IA e inovação em aprendizagem   •  Artigo  •  6 min

Por que programas de gestão de mudanças ficam estagnados mesmo após a realização de treinamentos

Novas iniciativas estão acontecendo neste exato momento. Em algum lugar do mundo, uma empresa está adotando uma nova ferramenta de IA, inovando nas operações de vendas ou introduzindo um novo componente na estrutura tecnológica. Todos esses casos parecem ter o respaldo de um orçamento e a pressão de grandes expectativas. Seja qual for o foco, a mensagem é clara: o sucesso é imprescindível. Portanto, sua equipe assume uma postura de responsabilidade perante propostas como essas.

É muito comum que programas como os que citamos sigam um padrão. À primeira vista, tudo parece promissor: a implantação e os treinamentos acontecem sem atropelos; e as métricas de sucesso, como taxas de conclusões ou de adoções, avançam conforme o esperado. A sensação que fica é a da vitória.

Mas será que essa vitória é real?

Quando o suporte atento e a gestão deliberada da mudança diminuem após a fase inicial, é possível que as coisas desandem. Novos comportamentos não se sedimentam, a taxa de uso cai, e os ganhos de produtividade que justificaram os investimentos não se concretizam.

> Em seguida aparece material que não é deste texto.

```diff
diff --git a/zokrates_b200/csrc/msm.cuh b/zokrates_b200/csrc/msm.cuh
--- a/zokrates_b200/csrc/msm.cuh
+++ b/zokrates_b200/csrc/msm.cuh
@@ -145,6 +145,170 @@
   pkey[2 * (size_t)t] = k0;
   pkey[2 * (size_t)t + 1] = k1;
 }
+
+#if !defined(ZKB_EMU)
+template <class F>
+struct BaVec {
+  static constexpr int Q = sizeof(F) / 16;
+  static_assert(sizeof(F) % 16 == 0, "16-byte planes");
+  uint4* base;
+  uint32_t count;
+  __device__ __forceinline__ void st(uint32_t i, const F& v) const {
+    const uint4* s = (const uint4*)&v;
+#pragma unroll
+    for (int q = 0; q < Q; q++) base[(size_t)q * count + i] = s[q];
+  }
+  __device__ __forceinline__ F ld(uint32_t i) const {
+    F v;
+    uint4* d = (uint4*)&v;
+#pragma unroll
+    for (int q = 0; q < Q; q++) d[q] = base[(size_t)q * count + i];
+    return v;
+  }
+  __device__ __forceinline__ void ld_async(uint32_t i, const F* src) const {
+#pragma unroll
+    for (int q = 0; q < Q; q++) {
+      const uint32_t s = (uint32_t)__cvta_generic_to_shared(base + (size_t)q * count + i);
+      asm volatile("cp.async.cg.shared.global [%0], [%1], 16;" ::"r"(s), "l"((const uint4*)src + q) : "memory");
+    }
+  }
+};
+ZKB_HD void cp_async_commit() {
+#if defined(__CUDA_ARCH__)
+  asm volatile("cp.async.commit_group;" ::: "memory");
+#endif
+}
+template <int N>
+ZKB_HD void cp_async_wait() {
+#if defined(__CUDA_ARCH__)
+  asm volatile("cp.async.wait_group %0;" ::"n"(N) : "memory");
+#endif
+}
+#else
+template <class F>
+struct BaVec {
+  F* base;
+  uint32_t count;
+  void st(uint32_t i, const F& v) const { base[i] = v; }
+  F ld(uint32_t i) const { return base[i]; }
+  void ld_async(uint32_t i, const F* src) const { base[i] = *src; }
+};
+inline void cp_async_commit() {}
+template <int N>
+inline void cp_async_wait() {}
+#endif
+
+template <class F>
+ZKB_HD void msm_madd_shared(const BaVec<F>& sm, uint32_t a , uint32_t q , uint32_t stride) {
+  const uint32_t ax = a, ay = a + stride, azz = a + 2 * stride, azzz = a + 3 * stride, qx = q, qy = q + stride;
+  if (Affine<F>{sm.ld(qx), sm.ld(qy)}.is_inf()) return;
+  if (sm.ld(azz).is_zero()) {
+    sm.st(ax, sm.ld(qx)); sm.st(ay, sm.ld(qy)); sm.st(azz, F::one()); sm.st(azzz, F::one());
+    return;
+  }
+  const F U2 = F::mul(sm.ld(qx), sm.ld(azz));
+  const F S2 = F::mul(sm.ld(qy), sm.ld(azzz));
+  const F Pd = F::sub(U2, sm.ld(ax));
+  const F Rd = F::sub(S2, sm.ld(ay));
+  if (Pd.is_zero()) {
+    const XYZZ<F> r = Rd.is_zero() ? XYZZ<F>::mdbl_ni(Affine<F>{sm.ld(qx), sm.ld(qy)}) : XYZZ<F>::identity();
+    sm.st(ax, r.x); sm.st(ay, r.y); sm.st(azz, r.zz); sm.st(azzz, r.zzz);
+    return;
+  }
+  const F PP = F::sqr(Pd);
+  sm.st(azz, F::mul(sm.ld(azz), PP));
+  const F PPP = F::mul(Pd, PP);
+  const F Q = F::mul(sm.ld(ax), PP);
+  const F X3 = F::sub(F::sub(F::sqr(Rd), PPP), F::dbl(Q));
+  sm.st(ax, X3);
+  sm.st(ay, F::mul_sub(Rd, F::sub(Q, X3), sm.ld(ay), PPP));
+  sm.st(azzz, F::mul(sm.ld(azzz), PPP));
+}
+
+template <class F>
+ZKB_HD void msm_xyzz_st(const BaVec<F>& sm, uint32_t a, uint32_t stride, const XYZZ<F>& v) {
+  sm.st(a, v.x); sm.st(a + stride, v.y); sm.st(a + 2 * stride, v.zz); sm.st(a + 3 * stride, v.zzz);
+}
+template <class F>
+ZKB_HD XYZZ<F> msm_xyzz_ld(const BaVec<F>& sm, uint32_t a, uint32_t stride) {
+  return XYZZ<F>{sm.ld(a), sm.ld(a + stride), sm.ld(a + 2 * stride), sm.ld(a + 3 * stride)};
+}
+
+template <class F>
+ZKB_HDN inline void msm_accum1_shared_body(uint32_t nbuckets, uint32_t T, const uint32_t* offsets, const uint32_t* sorted,
+                                           const Affine<F>* points, XYZZ<F>* buckets, uint32_t* pkey, XYZZ<F>* pval,
+                                           uint32_t nthreads, uint32_t t, const BaVec<F>& sm, uint32_t tid, uint32_t block) {
+  if (t >= nthreads) return;
+  const uint32_t M = offsets[nbuckets];
+  uint32_t k0 = MSM_NONE, k1 = MSM_NONE;
+  uint64_t start64 = (uint64_t)t * T;
+  if (start64 < M) {
+    uint32_t pos = (uint32_t)start64;
+    uint32_t end = (M - pos > T) ? pos + T : M;
+    uint32_t lo = 0, hi = nbuckets;
+    while (hi - lo > 1) {
+      uint32_t mid = (lo + hi) >> 1;
+      if (offsets[mid] <= pos) lo = mid; else hi = mid;
+    }
+    uint32_t b = lo;
+    const uint32_t cstart = pos;
+    while (offsets[b + 1] <= pos) b++;
+    uint32_t bstart = offsets[b], bend = offsets[b + 1];
+    const uint32_t acc = tid, pt = 4 * block + tid;
+    msm_xyzz_st(sm, acc, block, XYZZ<F>::identity());
+    uint32_t e = sorted ? sorted[pos] : pos;
+    uint32_t e_next = pos + 1 < end ? (sorted ? sorted[pos + 1] : pos + 1) : 0;
+    sm.ld_async(pt, &points[e & ~MSM_NEG].x);
+    sm.ld_async(pt + block, &points[e & ~MSM_NEG].y);
+    cp_async_commit();
+    for (uint32_t p = pos; p < end; p++) {
+      const uint32_t cur = pt + ((p - pos) & 1) * 2 * block, nxt = pt + ((p - pos + 1) & 1) * 2 * block;
+      uint32_t e_next2 = 0;
+      if (p + 1 < end) {
+        sm.ld_async(nxt, &points[e_next & ~MSM_NEG].x);
+        sm.ld_async(nxt + block, &points[e_next & ~MSM_NEG].y);
+        if (p + 2 < end) e_next2 = sorted ? sorted[p + 2] : p + 2;
+      }
+      cp_async_commit();
+      cp_async_wait<1>();
+      if (p == bend) {
+        const XYZZ<F> v = msm_xyzz_ld(sm, acc, block);
+        if (bstart >= cstart) buckets[b] = v;
+        else { k0 = b; pval[2 * (size_t)t] = v; }
+        b++;
+        while (offsets[b + 1] <= p) b++;
+        bstart = p;
+        bend = offsets[b + 1];
+        msm_xyzz_st(sm, acc, block, XYZZ<F>::identity());
+      }
+      if (e & MSM_NEG) sm.st(cur + block, F::neg(sm.ld(cur + block)));
+      msm_madd_shared(sm, acc, cur, block);
+      e = e_next;
+      e_next = e_next2;
+    }
+    const XYZZ<F> v = msm_xyzz_ld(sm, acc, block);
+    if (bstart >= cstart && bend <= end) buckets[b] = v;
+    else if (bstart < cstart) { k0 = b; pval[2 * (size_t)t] = v; }
+    else { k1 = b; pval[2 * (size_t)t + 1] = v; }
+  }
+  pkey[2 * (size_t)t] = k0;
+  pkey[2 * (size_t)t + 1] = k1;
+}
+
+template <class F>
+constexpr size_t msm_accum1_shared_bytes(uint32_t block) { return (size_t)8 * block * sizeof(F); }
+
+#if !defined(ZKB_EMU)
+template <class F, int BLOCK, int MINB>
+__global__ void __launch_bounds__(BLOCK, MINB) zkb_msm_accum1_shared(uint32_t nbuckets, uint32_t T, const uint32_t* __restrict__ offsets,
+                                                                     const uint32_t* __restrict__ sorted, const Affine<F>* __restrict__ points,
+                                                                     XYZZ<F>* buckets, uint32_t* pkey, XYZZ<F>* pval, uint32_t nthreads) {
+  extern __shared__ uint4 acc_smem[];
+  const BaVec<F> sm{acc_smem, 8 * BLOCK};
+  msm_accum1_shared_body<F>(nbuckets, T, offsets, sorted, points, buckets, pkey, pval, nthreads, blockIdx.x * BLOCK + threadIdx.x, sm,
+                            threadIdx.x, BLOCK);
+}
+#endif
 
 template <class F>
 ZKB_HDN inline void msm_accum2_body(uint32_t L, uint32_t T, const uint32_t* key, const XYZZ<F>* val, XYZZ<F>* buckets,
diff --git a/zokrates_b200/csrc/msm_affine.cuh b/zokrates_b200/csrc/msm_affine.cuh
--- a/zokrates_b200/csrc/msm_affine.cuh
+++ b/zokrates_b200/csrc/msm_affine.cuh
@@ -74,36 +74,6 @@
   const uint32_t mode = ba_mode<F>(p1, p2, has2, den);
   pts_out[j] = ba_finish<F>(mode, p1, p2, mode <= BA_DBL ? F::inv(den) : den);
 }
-
-#if !defined(ZKB_EMU)
-template <class F>
-struct BaVec {
-  static constexpr int Q = sizeof(F) / 16;
-  static_assert(sizeof(F) % 16 == 0, "16-byte planes");
-  uint4* base;
-  uint32_t count;
-  __device__ __forceinline__ void st(uint32_t i, const F& v) const {
-    const uint4* s = (const uint4*)&v;
-#pragma unroll
-    for (int q = 0; q < Q; q++) base[(size_t)q * count + i] = s[q];
-  }
-  __device__ __forceinline__ F ld(uint32_t i) const {
-    F v;
-    uint4* d = (uint4*)&v;
-#pragma unroll
-    for (int q = 0; q < Q; q++) d[q] = base[(size_t)q * count + i];
-    return v;
-  }
-};
-#else
-template <class F>
-struct BaVec {
-  F* base;
-  uint32_t count;
-  void st(uint32_t i, const F& v) const { base[i] = v; }
-  F ld(uint32_t i) const { return base[i]; }
-};
-#endif
 
 template <class F>
 struct BaShared {
```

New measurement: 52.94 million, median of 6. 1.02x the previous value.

Não se sabe por que isso acontece.

Apenas 32% dos líderes empresariais relatam conseguir fazer com que os colaboradores adotem mudanças de forma saudável, e menos da metade dos colaboradores afirmam que, de fato, conseguiram alcançar os objetivos das mudanças que suas organizações estabeleceram.

Dito isso, qual é o segredo do sucesso na execução de programas de mudanças? Quando os dados indicarem que a iniciativa está saindo dos trilhos, não corra para intensificar a comunicação, providenciar mais conteúdos nem implementar mais programas. Afinal, tudo isso pode ser parte do problema. A única pergunta a ser feita é: por quê?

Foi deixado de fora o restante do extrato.